● YOUR GOAL:
Needed from the entries below: every line that holds the word "true".
AVAILABLE DATA: Begin
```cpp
static int plan_pass(TrunkPlan& p, const TrunkDims& d, int N, const TrunkPacked& pk, const bool (&has_proj)[kTrunkStages], int resident,
                     bool fuse, bool proj_fuse) {
  p = TrunkPlan{};
  p.images = N; p.fuse = fuse;
  const bool fuse_pool = d.h[0] % 16 == 0 && d.w[0] % 16 == 0;
  const bool complete_pool = fuse_pool && N >= 512 && N % 512 == 0;
  p.pool = complete_pool ? 2 : (fuse_pool ? 1 : 0);
  const ConvArgs b0 = conv_geom(d, N, 0, 0);
  p.raw_b0 = complete_pool && fuse && !has_proj[0] && rowslab_shape_ok(b0) && b0.Cin <= 128 && pk.blk[0][0].dma && pk.blk[0][1].dma &&
             b0.P % 256 == 0 && fused_can_wait(resident, b0.P / 256 * (b0.Cout / 64));
  for (int i = 0; i < kTrunkStages; ++i) {
    TrunkPlan::L* l = p.conv[i];
    const bool raw = i == 0 && p.raw_b0;
    l[0] = plan_conv(conv_geom(d, N, i, 0), pk.blk[i][0].dma, pk.zero, fuse, resident, raw, has_proj[i] && proj_fuse && pk.blk[i][2].dma);
    if (l[0].proj) {
      l[2] = l[0];
      l[2].kern = 'F'; l[2].fused = 0;
    } else if (has_proj[i]) {
      l[2] = plan_conv(conv_geom(d, N, i, 2), pk.blk[i][2].dma, pk.zero, false, resident, false, false);
    }
    l[1] = plan_conv(conv_geom(d, N, i, 1), pk.blk[i][1].dma, pk.zero, fuse, resident, false, false);
    SERL_REQUIRE(!raw || (l[0].kern == 'S' && l[0].fused && l[1].fused),
                 "block 0 was planned on the fused row-slab path");
  }
  return SERL_OK;
}

template <int WM, int WN, int TM, int TN, int DEEP>
static void launch_igemm(ConvArgsB ab, int pmode, hipStream_t stream) {
  constexpr int BM = 32 * TM * WM, BN = 32 * TN * WN;
  ab.c.tiles_m = cdiv(ab.c.M, BM); ab.c.tiles_n = ab.c.Cout / BN;
  const dim3 grid(ab.c.tiles_m * ab.c.tiles_n), block(256);
  const size_t lds = (size_t)2 * (2 * BM * 64 + 2 * BN * 64);
  if (pmode == 0) hipLaunchKernelGGL((conv_igemm_f16x3_kernel<WM, WN, TM, TN, 0, DEEP>), grid, block, lds, stream, ab);
  else if (pmode == 1) hipLaunchKernelGGL((conv_igemm_f16x3_kernel<WM, WN, TM, TN, 1, DEEP>), grid, block, lds, stream, ab);
  else if (pmode == 2) hipLaunchKernelGGL((conv_igemm_f16x3_kernel<WM, WN, TM, TN, 2, DEEP>), grid, block, lds, stream, ab);
  else hipLaunchKernelGGL((conv_igemm_f16x3_kernel<WM, WN, TM, TN, 3, DEEP>), grid, block, lds, stream, ab);
}
template <int TN, bool PROJ>
static void launch_dma(ConvArgsB ab, int pmode, const uint8_t* zero_page, const ConvProjB& pj, hipStream_t stream) {
  ab.c.tiles_m = cdiv(ab.c.M, 128); ab.c.tiles_n = ab.c.Cout / (64 * TN);
  const dim3 grid(ab.c.tiles_m * ab.c.tiles_n), block(256);
  const size_t lds = (size_t)4 * (128 * 64 + 64 * TN * 64);
  if (pmode == 0) hipLaunchKernelGGL((conv_dma_f16x3_kernel<TN, 0, PROJ>), grid, block, lds, stream, ab, zero_page, pj);
  else if (pmode == 1) hipLaunchKernelGGL((conv_dma_f16x3_kernel<TN, 1, PROJ>), grid, block, lds, stream, ab, zero_page, pj);
  else if (pmode == 2 || PROJ) hipLaunchKernelGGL((conv_dma_f16x3_kernel<TN, 2, PROJ>), grid, block, lds, stream, ab, zero_page, pj);
  else if constexpr (!PROJ) hipLaunchKernelGGL((conv_dma_f16x3_kernel<TN, 3, false>), grid, block, lds, stream, ab, zero_page, pj);
}
static int launch_conv_f16x3(const char* tag, const TrunkPlan::L& l, const ConvArgs& a, PackedConvWeights w, const FuseArgs& fz,
                             const ConvProjB& pj, const uint8_t* zero_page, hipStream_t stream) {
  ConvArgsB ab{};
  ab.c = a;
  ab.whi = w.hi; ab.wlo = w.lo; ab.winv = w.inv; ab.wdma = w.dma; ab.K = a.KH * a.KW * a.Cin;
  ab.wprio = trunk_wave_prio(a.N);
  ab.stagger = l.stagger;
  if (l.fused) { ab.fz = fz; ab.fz.expected = l.expected; ab.fz.group = l.group; }
  {
    ProfScope prof(tag, stream);
    if (l.kern == 'S') {
      ab.c.tiles_m = a.M / 256; ab.c.tiles_n = a.Cout / 64;
      const dim3 grid(ab.c.tiles_m * ab.c.tiles_n), block(256);
      if (l.raw)
        hipLaunchKernelGGL(conv3x3_rowslab_f16x3_kernel, grid, block, (size_t)kRowslabLds, stream, ab);
      else if (l.fused) hipLaunchKernelGGL(conv3x3_slabdma_f16x3_kernel<true>, grid, block, (size_t)kSlabDmaLds, stream, ab, zero_page);
      else hipLaunchKernelGGL(conv3x3_slabdma_f16x3_kernel<false>, grid, block, (size_t)kSlabDmaLds, stream, ab, zero_page);
    } else if (l.kern == 'D') {
      if (l.proj) {
        if (l.cfg == 0) launch_dma<2, true>(ab, l.pmode, zero_page, pj, stream);
        else launch_dma<1, true>(ab, l.pmode, zero_page, pj, stream);
      } else if (l.cfg == 0) launch_dma<2, false>(ab, l.pmode, zero_page, ConvProjB{}, stream);
      else launch_dma<1, false>(ab, l.pmode, zero_page, ConvProjB{}, stream);
    } else {
      if (l.cfg == 0) launch_igemm<2, 2, 2, 2, 0>(ab, l.pmode, stream);
      else if (l.cfg == 1) launch_igemm<4, 1, 2, 2, 0>(ab, l.pmode, stream);
      else if (l.cfg == 4) launch_igemm<2, 2, 2, 1, 3>(ab, l.pmode, stream);
      else launch_igemm<2, 2, 1, 1, 3>(ab, l.pmode, stream);
    }
  }
  SERL_HIP(hipGetLastError());
  if (l.pmode == 3) {
    hipLaunchKernelGGL(gn_stats_kernel_b, dim3(a.N * kGnGroups), dim3(256), 0, stream, a.out, a.stats, a.P, a.Cout);
    SERL_HIP(hipGetLastError());
  }
  return SERL_OK;
}

__global__ __launch_bounds__(256) void zero_sys_kernel(void* p, long n16) {
  const __amdgpu_buffer_rsrc_t r = __builtin_amdgcn_make_buffer_rsrc(p, 0, 0x7fffffff, 0x00020000);
  const u32x4 z = {0u, 0u, 0u, 0u};
  for (long i = (long)blockIdx.x * 256 + threadIdx.x; i < n16; i += (long)gridDim.x * 256)
    __builtin_amdgcn_raw_buffer_store_b128(z, r, (int)(i * 16), 0, 17 );
}

static std::mutex g_fused_mu;
static hipStream_t g_fused_stream = nullptr;
static hipEvent_t g_fused_done = nullptr;
static bool g_fused_any = false, g_fused_open = false;
static bool claim_fused_pass(hipStream_t stream) {
  std::lock_guard<std::mutex> lk(g_fused_mu);
  if (g_fused_any && g_fused_stream != stream &&
      (g_fused_open || (g_fused_done && hipEventQuery(g_fused_done) == hipErrorNotReady))) return false;
  (void)hipGetLastError();
  g_fused_stream = stream;
  g_fused_any = g_fused_open = true;
  return true;
}
static void fused_pass_issued(hipStream_t stream) {
  std::lock_guard<std::mutex> lk(g_fused_mu);
  if (g_fused_stream != stream) return;
  g_fused_open = false;
  if (!g_fused_done && hipEventCreateWithFlags(&g_fused_done, hipEventDisableTiming) != hipSuccess) { g_fused_done = nullptr; return; }
  (void)hipEventRecord(g_fused_done, stream);
}

int trunk_forward_f16x3(const TrunkWeights& w, TrunkWorkspace& ws, TrunkPacked& pk, const uint8_t* frames, int N,
                        float* feats_out, hipStream_t stream, int stage_begin, int stage_end) {
  const TrunkDims& d = ws.d;
  const TrunkPlan& plan = ws.plan;
  auto stats_of = [&](int layer) { return ws.stats + (size_t)layer * ws.max_images * kGnGroups * 2; };
  int rc;
  if (stage_begin < 0) {
    const char* gf = getenv("SERL_GN_FUSE");
    const char* pf = getenv("SERL_PROJ_FUSE");
    const bool fuse = !(gf && gf[0] == '0') && claim_fused_pass(stream);
    const bool has_proj[kTrunkStages] = {w.blk[0].proj != nullptr, w.blk[1].proj != nullptr, w.blk[2].proj != nullptr,
                                         w.blk[3].proj != nullptr};
    const int resident = fuse ? resident_workgroups(stream) : 0;
    if ((rc = plan_pass(ws.plan, d, N, pk, has_proj, resident, fuse, !(pf && pf[0] == '0')))) return rc;
    auto zero_sys = [&](void* p, size_t bytes) -> int {
      for (size_t off = 0; off < bytes; off += (size_t)1 << 30) {
        const long n16 = (long)(std::min(bytes - off, (size_t)1 << 30) / 16);
        hipLaunchKernelGGL(zero_sys_kernel, dim3((unsigned)std::min<long>(cdiv(n16, 256), 512)), dim3(256), 0, stream,
                           (void*)((uint8_t*)p + off), n16);
        SERL_HIP(hipGetLastError());
      }
      return SERL_OK;
    };
    if ((rc = zero_sys(ws.stats, ws.stats_sync_bytes))) return rc;
    const GnxEpoch ep = gnx_next_epoch(ws.epoch);
// ... 107 lines not shown
```

serl_amd/csrc/trunk_f16x3_dma.h:

```cpp
#pragma once
#include "trunk_f16x3_igemm.h"

namespace serl {

template <int TN, int PMODE>
__device__ __forceinline__ void dma_tile_epilogue(const ConvArgsB& ab, f32x16 (&acc)[2][TN], f32x16 (&accx)[2][TN], int m0, int n0,
                                                  int bn, int wm, int wn, int li, int lh) {
  constexpr int TM = 2, WROWS = 64, WCOLS = 32 * TN;
  const ConvArgs& a = ab.c;
  const int wrow0 = m0 + wm * WROWS;
  if (ab.wprio == 2) __builtin_amdgcn_s_setprio(1);
  float winv[TN];
#pragma unroll
  for (int tn = 0; tn < TN; ++tn) winv[tn] = ab.winv[n0 + wn * WCOLS + tn * 32 + li];
#pragma unroll
  for (int tm = 0; tm < TM; ++tm)
#pragma unroll
    for (int tn = 0; tn < TN; ++tn)
#pragma unroll
      for (int r = 0; r < 16; ++r) acc[tm][tn][r] = (acc[tm][tn][r] + accx[tm][tn][r] * kLoInv) * winv[tn];
  FusedResidual<TM, TN> fres;
  if ((PMODE == 0 || PMODE == 2) && ab.fz.mode) fused_load_residual<TM, TN>(ab, fres, wrow0, n0 + wn * WCOLS, li, lh);
  if (!ab.fz.mode) {
#pragma unroll
// ... 92 lines not shown
#pragma unroll
        for (int r = 8 * (sl & 1); r < 8 * (sl & 1) + 8; ++r) { const float v = acc[sl >> 1][tn][r]; ps += v; pq += v * v; }
      s4[sl] = (double)ps; q4[sl] = (double)pq;
#pragma unroll
      for (int off = 1; off < 64; off <<= 1) { s4[sl] += __shfl_xor(s4[sl], off); q4[sl] += __shfl_xor(q4[sl], off); }
    }
    const int wave = wm * 2 + wn;
    if (li == 0 && lh == 0) {
#pragma unroll
      for (int sl = 0; sl < 4; ++sl) { s_x[wave][sl][0] = s4[sl]; s_x[wave][sl][1] = q4[sl]; }
    }
    __syncthreads();
    float lmean[4], lrstd[4];
#pragma unroll
    for (int sl = 0; sl < 4; ++sl) {
      const double ss = s_x[wm * 2][sl][0] + s_x[wm * 2 + 1][sl][0], qq = s_x[wm * 2][sl][1] + s_x[wm * 2 + 1][sl][1];
      const double mean = ss * ab.fz.gn.inv_count, m2 = qq * ab.fz.gn.inv_count;
      const float var = fmaxf((float)(m2 - mean * mean), 0.f);
      lmean[sl] = (float)mean; lrstd[sl] = rsqrtf(var + 1e-5f);
    }
    fused_gn_store<TM, TN, 4>(ab, acc, fres, wrow0 / a.P, wrow0, n0 + wn * WCOLS, li, lh, lmean, lrstd);
  }
}

template <int TN, int PMODE>
__device__ __forceinline__ void dma_proj_epilogue(const ConvArgsB& ab, const ConvProjB& pj, f32x16 (&acc)[2][TN], f32x16 (&accx)[2][TN],
                                                  int m0, int n0, int wm, int wn, int li, int lh) {
  static_assert(PMODE != 3, "the fused projection takes its statistics in the kernel");
  constexpr int TM = 2, WROWS = 64, WCOLS = 32 * TN;
  const ConvArgs& a = ab.c;
  const int wrow0 = m0 + wm * WROWS;
  float winv[TN];
#pragma unroll
  for (int tn = 0; tn < TN; ++tn) winv[tn] = pj.winv[n0 + wn * WCOLS + tn * 32 + li];
#pragma unroll
  for (int tm = 0; tm < TM; ++tm)
#pragma unroll
    for (int tn = 0; tn < TN; ++tn)
#pragma unroll
      for (int r = 0; r < 16; ++r) acc[tm][tn][r] = (acc[tm][tn][r] + accx[tm][tn][r] * kLoInv) * winv[tn];
#pragma unroll
  for (int tm = 0; tm < TM; ++tm)
#pragma unroll
    for (int r = 0; r < 16; ++r) {
      const int m = wrow0 + tm * 32 + (r & 3) + 8 * (r >> 2) + 4 * lh;
      if (m < a.M) {
        float* o = pj.out + (size_t)m * a.Cout + n0 + wn * WCOLS + li;
#pragma unroll
        for (int tn = 0; tn < TN; ++tn) o[32 * tn] = acc[tm][tn][r];
      }
    }
  const int gsize = a.Cout / kGnGroups;
  constexpr int ROWS = PMODE == 0 ? WROWS : (PMODE == 1 ? 32 : 16);
  constexpr int NSLOT = WROWS / ROWS;
#pragma unroll
  for (int slot = 0; slot < NSLOT; ++slot) {
    const int mrow = wrow0 + slot * ROWS;
    const bool valid = mrow < a.M;
    const int n = valid ? mrow / a.P : 0;
    double* stp = pj.stats + (size_t)n * kGnGroups * 2;
#pragma unroll
    for (int tn = 0; tn < TN; ++tn) {
      float s = 0.f, q = 0.f;
#pragma unroll
      for (int tm = 0; tm < TM; ++tm)
#pragma unroll
        for (int r = 0; r < 16; ++r) {
          const int row = tm * 32 + 8 * (r >> 2);
          if (row / ROWS == slot) {
            const float v = acc[tm][tn][r];
            s += v;
            q += v * v;
          }
        }
      stats_flush(s, q, stp, n0 + wn * WCOLS + tn * 32 + li, gsize, valid, false);
    }
  }
}
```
AVAILABLE DATA: End
● EXERCISE ANSWER:
      else if (l.fused) hipLaunchKernelGGL(conv3x3_slabdma_f16x3_kernel<true>, grid, block, (size_t)kSlabDmaLds, stream, ab, zero_page);
        if (l.cfg == 0) launch_dma<2, true>(ab, l.pmode, zero_page, pj, stream);
        else launch_dma<1, true>(ab, l.pmode, zero_page, pj, stream);
  g_fused_any = g_fused_open = true;
  return true;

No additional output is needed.